Mit etwas Glück handelt es sich um einen der rückwirkend un-registrierten Dialer (siehe Datenbank der RegTP, falls die Rufnummer bzw. der Hashwert des Dialers noch verfügbar ist).

Falls die Seite Hausau****** war, stehen die Chancen recht gut.

http://www.regtp.de/mwdgesetz/start/fs_12.html


----------



## haudraufundschluss (10 Mai 2004)

@Kita Wirbelwind:

Wie News bereit angedeutet hat. Wenn Du die vollständige Rufnummer hast, dann überprüfe sie mal in der Datenbank:

http://bo2005.regtp.de/prg/srvcno/dialer.asp


----------



## [email protected] (10 Mai 2004)

Wende dich an den jeweiligen Dialeranbieter, in diesem Fall wahrscheinlich Intexus.
Dann erfährst du, wie du weiter verfahren kannst.


----------



## Rex Cramer (10 Mai 2004)

[email protected] schrieb:
			
		

> Wende dich an den jeweiligen Dialeranbieter, in diesem Fall wahrscheinlich Intexus.
> Dann erfährst du, wie du weiter verfahren kannst.
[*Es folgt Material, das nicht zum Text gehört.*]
+  if (wave < NF2) {
+    f32x4 acc[5];
+#pragma unroll
+    for (int tt = 0; tt < 5; ++tt) acc[tt] = f32x4{0.f, 0.f, 0.f, 0.f};
+#pragma unroll
+    for (int ks = 0; ks < 2; ++ks) {
+      const int c8 = 4 * ks + q;
+      const uint4 bv = T2[pc * 8 + (c8 ^ (pc & 7))];
+#pragma unroll
+      for (int tt = 0; tt < 5; ++tt) mma_step<bf16_t>(acc[tt], W3[(tt * 2 + ks) * 64 + lane], bv);
+    }
+    if (pok) {
+      unsigned char* const xrow = X + ((py + K + 1) * XS + px + K + 1) * XROW;
+      bf16_t* orow = nullptr;
+      if constexpr (LAST)
+        orow = g.out + ((long long)(b * args.H + y0 + py) * args.W + x0 + px) * g.ldo;
+#pragma unroll
+      for (int tt = 0; tt < 5; ++tt) {
+        const int c0 = 16 * tt + 4 * q;
+        const uint2 rx = *reinterpret_cast<const uint2*>(xrow + 2 * c0);
+        const float res[4] = {bf2f(rx.x & 0xFFFF), bf2f(rx.x >> 16), bf2f(rx.y & 0xFFFF),
+                              bf2f(rx.y >> 16)};
+        float v[4];
+#pragma unroll
+        for (int r = 0; r < 4; ++r) v[r] = acc[tt][r] + bs[96 + c0 + r] + res[r];
+        gelu4_fast(v);
+        if constexpr (LAST) Elem<bf16_t>::st4(orow + c0, v);
+        else
+          *reinterpret_cast<uint2*>(xrow + 2 * c0) =
+              make_uint2(pack_bf16x2(v[0], v[1]), pack_bf16x2(v[2], v[3]));
+      }
+    }
+  }
+  if constexpr (!LAST) {
+    asm volatile("s_waitcnt vmcnt(%0)" ::"n"(W2_MIN) : "memory");
+    __syncthreads();
+  }
+}
+
+__global__ void __launch_bounds__(64 * ruc::NW, 1) ru_chain_kernel(const RuChainArgs args) {
+  using namespace ruc;
+  extern __shared__ __attribute__((aligned(16))) unsigned char ruc_sm[];
+  unsigned char* const sm = ruc_sm;
+  const RuChainGroup& g = args.g[blockIdx.z];
+  const int tid = threadIdx.x, lane = tid & 63;
+  const int wave = __builtin_amdgcn_readfirstlane(tid >> 6);
+  const int tx_n = args.W / 8, ty_n = args.H / 8;
+  const int tc = blockIdx.x;
+  const int tx = tc % tx_n, ty = (tc / tx_n) % ty_n, b = tc / (tx_n * ty_n);
+  const int y0 = ty * 8, x0 = tx * 8;
+
+  {
+    const uint32_t lbase = __builtin_amdgcn_readfirstlane((uint32_t)(size_t)(ru_lptr_t)sm);
+    ruc_dma(g.u[0].w1, lbase + OFF_W1, rus::W1F, wave, lane);
+    ruc_dma(g.u[0].w3, lbase + OFF_W3, rus::W3F, wave, lane);
+    ruc_dma(g.u[0].w2, lbase + OFF_W2, rus::W2F, wave, lane);
+  }
+  {
+    constexpr int NJ = (NX * 10 + NT - 1) / NT;
+    uint4 xv[NJ];
+#pragma unroll
+    for (int j = 0; j < NJ; ++j) {
+      const int e = tid + NT * j;
+      const int pix = e / 10, c = e - 10 * pix;
+      const int ay = pix / XS, ax = pix - ay * XS;
+      const int iy = y0 - 3 + ay, ix = x0 - 3 + ax;
+      const bool in = e < NX * 10 && iy >= 0 && iy < args.H && ix >= 0 && ix < args.W;
+      xv[j] = in ? *reinterpret_cast<const uint4*>(
+                       g.x + ((long long)(b * args.H + iy) * args.W + ix) * g.ldx + 8 * c)
+                 : make_uint4(0, 0, 0, 0);
+    }
+#pragma unroll
+    for (int j = 0; j < NJ; ++j) {
+      const int e = tid + NT * j;
+      if (e < NX * 10) *reinterpret_cast<uint4*>(sm + OFF_X + e * 16) = xv[j];
+    }
+  }
+  {
+    float* const bs = reinterpret_cast<float*>(sm + OFF_B);
+    for (int e = tid; e < NU * NB; e += NT) {
+      const RuChainUnit& u = g.u[e / NB];
+      const int k = e % NB;
+      bs[e] = k < 48 ? u.b1[k] : k < 96 ? u.b2[k - 48] : u.b3[k - 96];
+    }
+  }
+  for (int e = tid; e < (NX + 144) * 2; e += NT) {
+    const int p = e >> 1, c = 6 + (e & 1);
+    uint4* const T1 = reinterpret_cast<uint4*>(sm + OFF_T1);
+    uint4* const T2 = reinterpret_cast<uint4*>(sm + OFF_T2);
+    if (p < NX) T1[p * 8 + (c ^ (p & 7))] = make_uint4(0, 0, 0, 0);
+    else T2[(p - NX) * 8 + (c ^ ((p - NX) & 7))] = make_uint4(0, 0, 0, 0);
+  }
+  asm volatile("s_waitcnt vmcnt(0)" ::: "memory");
+  __syncthreads();
+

...und ich ahne, was der raten wird. Schließlich wollen PP-Betreiber und -Bewerber bezahlt sein. Das kostet ja auch Geld. Wir müssen doch alle leben. Und manche müssen sogar arbeiten für ihr Geld.
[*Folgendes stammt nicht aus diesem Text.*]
__global__ void k_conflict(DevParams p, int B, const clrrt_sample* __restrict__ S,
                           const clrrt_node* __restrict__ regnodes, const clrrt_node* __restrict__ gbnodes,
                           const SampleOut* __restrict__ so, const int* __restrict__ ctie, int* first_conflict) {
  const int j = blockIdx.x * blockDim.x + threadIdx.x;
  if (j >= B) return;
  const double sx = S[j].x, sy = S[j].y;
  const int ex = S[j].explore;
  const float thr = so[j].thr;
  const bool tie = ctie[j] != 0;
  bool conflict = false;
  for (int k = 0; k < j && !conflict; k++) {
    if (so[k].k < 0) continue;
    if (tie) { conflict = true; break; }
    for (int w = 0; w < 2; w++) {
      if (w == 1 && !so[k].gb_ok) break;
      const clrrt_node& n = w == 0 ? regnodes[k] : gbnodes[k];
      float c, s;
      glibc::sincosf((float)(-n.state[2] - 0.0), s, c);
      float key = dubins_key(sx, sy, n.state[0], n.state[1], c, s);
      if (!ex) key = n.costE + key;
      if (!(key > thr) && feasible_node(n.ref_back[0], n.ref_back[1], n.ang_par, sx, sy, p.feas_len)) {
        conflict = true;
        break;
      }
    }
  }
  if (conflict) atomicMin(first_conflict, j);
}

__global__ void k_conflict_fix(DevParams p, int B, const clrrt_sample* __restrict__ S,
                               const clrrt_node* __restrict__ regnodes, const clrrt_node* __restrict__ gbnodes,
                               const SampleOut* __restrict__ so, const int* __restrict__ ctie,
                               const int* __restrict__ ncand, const float* __restrict__ ckey,
                               const RollRes* __restrict__ res, int* __restrict__ fix_n, int* __restrict__ fix_ids,
                               int* __restrict__ fix_adj) {
  const int j = blockIdx.x * blockDim.x + threadIdx.x;
  if (j >= B) return;
  const double sx = S[j].x, sy = S[j].y;
  const int ex = S[j].explore;
  const float thr = so[j].thr;
  const int kk = so[j].k, nc = ncand[j], lim = p.sort_limit;
  const int g0 = so[j].g * CAND_K;
  const bool tie = ctie[j] != 0 &&
                   !(kk >= 0 && kk < lim - 1 && (kk == 0 || ckey[g0 + kk - 1] != ckey[g0 + kk]) &&
                     (kk + 1 >= nc || ckey[g0 + kk + 1] != ckey[g0 + kk]));
  int m = 0;
  int ids[FIX_MAX];
  float nk[FIX_MAX];
  int bad = 0;
  for (int k = 0; k < j && !bad; k++) {
    if (so[k].k < 0) continue;
    if (tie) { bad = 1; break; }
    for (int w = 0; w < 2; w++) {
      if (w == 1 && !so[k].gb_ok) break;
      const clrrt_node& n = w == 0 ? regnodes[k] : gbnodes[k];
      float c, s;
      glibc::sincosf((float)(-n.state[2] - 0.0), s, c);
      float key = dubins_key(sx, sy, n.state[0], n.state[1], c, s);
      if (!ex) key = n.costE + key;
      if (!(key > thr) && feasible_node(n.ref_back[0], n.ref_back[1], n.ang_par, sx, sy, p.feas_len)) {
        if (key == thr || m == FIX_MAX) { bad = key == thr ? 2 : 3; break; }
        ids[m] = 2 * k + w;
        nk[m] = key;
        m++;
      }
    }
  }
  int adj[5] = {0, 0, 0, 0, 0};
  int mw = m;
  if (!bad && m > 0) {
    if (kk >= 0) {
      if (kk + m > lim - 1) bad = 4;
    } else {
      for (int a = 0; a < m && !bad; a++) {
        for (int b = a + 1; b < m; b++)
          if (nk[a] == nk[b]) bad = 1;
        for (int o = 0; o < nc; o++)
          if (nk[a] == ckey[g0 + o]) bad = 1;
      }
      if (!bad) {
        mw = 0;
// ... 20 lines not shown
    }
  }
  for (int a = 0; a < (bad ? 0 : mw); a++) fix_ids[j * FIX_MAX + a] = ids[a];
#pragma unroll
  for (int q = 0; q < 5; q++) fix_adj[j * 5 + q] = adj[q];
  fix_n[j] = bad ? -bad : mw;
}

__global__ void __launch_bounds__(256) k_compact_count(int L, const SampleOut* __restrict__ so,
                                                       const clrrt_node* __restrict__ regnodes,
                                                       const clrrt_node* __restrict__ gbnodes,
                                                       uint64_t* __restrict__ packed, int64_t* __restrict__ totals) {
  const int s = blockIdx.x * blockDim.x + threadIdx.x;
  unsigned long long cnt[6] = {0, 0, 0, 0, 0, 0};
  if (s < L) {
    const SampleOut& o = so[s];
    uint64_t nn = 0, nr = 0;
    if (o.k >= 0) { nn++; nr += (uint64_t)o.nrows_reg; cnt[5] += regnodes[s].goal; }
    if (o.gb_ok) { nn++; nr += (uint64_t)o.nrows_gb; cnt[5] += gbnodes[s].goal; }
    cnt[0] = o.steps; cnt[1] = o.f_col; cnt[2] = o.f_acc; cnt[3] = o.f_it; cnt[4] = o.rollouts;
    packed[s] = (nr << 24) | nn;
  }
  __shared__ unsigned long long s_cnt[6];
  if (threadIdx.x < 6) s_cnt[threadIdx.x] = 0;
  __syncthreads();
#pragma unroll
  for (int c = 0; c < 6; c++) {
    unsigned long long v = cnt[c];
#pragma unroll
    for (int o = 32; o > 0; o >>= 1) v += __shfl_xor(v, o, 64);
    if ((threadIdx.x & 63) == 0 && v) atomicAdd(&s_cnt[c], v);
  }
  __syncthreads();
  if (threadIdx.x < 6 && s_cnt[threadIdx.x]) atomicAdd((unsigned long long*)&totals[2 + threadIdx.x], s_cnt[threadIdx.x]);
}

__global__ void __launch_bounds__(256) k_compact_scatter(int L, const SampleOut* __restrict__ so,
                                                         const clrrt_node* __restrict__ regnodes,
                                                         const clrrt_node* __restrict__ gbnodes,
                                                         const uint64_t* __restrict__ packed,
                                                         const uint64_t* __restrict__ scanned, int64_t row_base,
                                                         int rank, clrrt_node* __restrict__ out, Job* __restrict__ jobs,
                                                         int64_t* __restrict__ totals, int tag_slot, int tag_R,
                                                         int tag_B) {
  const int s = blockIdx.x * blockDim.x + threadIdx.x;
  if (s >= L) return;
  const uint64_t off = scanned[s];
  int64_t node_off = (int64_t)(off & 0xffffffu), row_off = (int64_t)(off >> 24);
  if (s == L - 1) {
    const uint64_t tot = off + packed[s];
    totals[0] = (int64_t)(tot & 0xffffffu);
    totals[1] = (int64_t)(tot >> 24);
  }
  const SampleOut& o = so[s];
  const int tag = tag_R > 0 ? ((tag_slot - o.g / tag_B + tag_R) % tag_R) << 8 : 0;
  if (o.k >= 0) {
    clrrt_node n = regnodes[s];
    n.goal |= tag;
    n.owner = rank;
    n.row_offset = row_base + row_off;
    out[node_off] = n;
    Job jb;
    jb.parent = o.g * CAND_K + o.k; jb.from_reg = 0; jb.gb = 0; jb.pad = 0;
    jb.sx = 0; jb.sy = 0;
    jb.row_off = row_base + row_off;
    jobs[node_off] = jb;
    node_off++;
    row_off += o.nrows_reg;
  }
  if (o.gb_ok) {
    clrrt_node n = gbnodes[s];
    n.goal |= tag;
    n.owner = rank;
    n.row_offset = row_base + row_off;
    out[node_off] = n;
    Job jb;
    jb.parent = o.g * CAND_K + o.k; jb.from_reg = 0; jb.gb = 1; jb.pad = 0;
    jb.sx = 0; jb.sy = 0;
    jb.row_off = row_base + row_off;
    jobs[node_off] = jb;
  }
}

__global__ void __launch_bounds__(256) k_copy_rows(const Job* __restrict__ jobs, const clrrt_node* __restrict__ recs,
                                                   const double* __restrict__ slots, int slot_rows, int slot_jobs,
                                                   double* __restrict__ arena) {
  const int i = blockIdx.x;
  const Job jb = jobs[i];
  const int n = recs[i].nrows * 10;
  const double* src = slots + ((int64_t)jb.gb * slot_jobs + jb.parent) * slot_rows * 10;
  double* dst = arena + jb.row_off * 10;
  for (int t = threadIdx.x; t < n; t += blockDim.x) dst[t] = src[t];
}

Nein, im Ernst: Wenn Du sie nicht schon hast, dann solltest Du die komplette Rufnummer anfordern und einen Blick in die Datenbank der Regulierungsbehörde werfen. Ziemlich wahrscheinlich ist da alles rot, so wie hier:
090090000576 - Damit besteht erst mal kein Zahlungsanspruch.


RegTP - denkt vor und mit


----------



## [email protected] (10 Mai 2004)

Hat denn aktuell(!) schonmal jemand versucht, mit den Dialeranbietern in solchen Fällen Kontakt aufzunehmen?
Es ist sicherlich möglich, dass man eine ernsthafte und weiterhelfende Antwort erhält.
Das sollte bei einem Unternehmen, dass seine Seriösität verbessern will, drin sein.


----------



## haudraufundschluss (10 Mai 2004)

[email protected] schrieb:
			
		

> Das sollte bei einem Unternehmen, dass seine Seriösität verbessern will, drin sein.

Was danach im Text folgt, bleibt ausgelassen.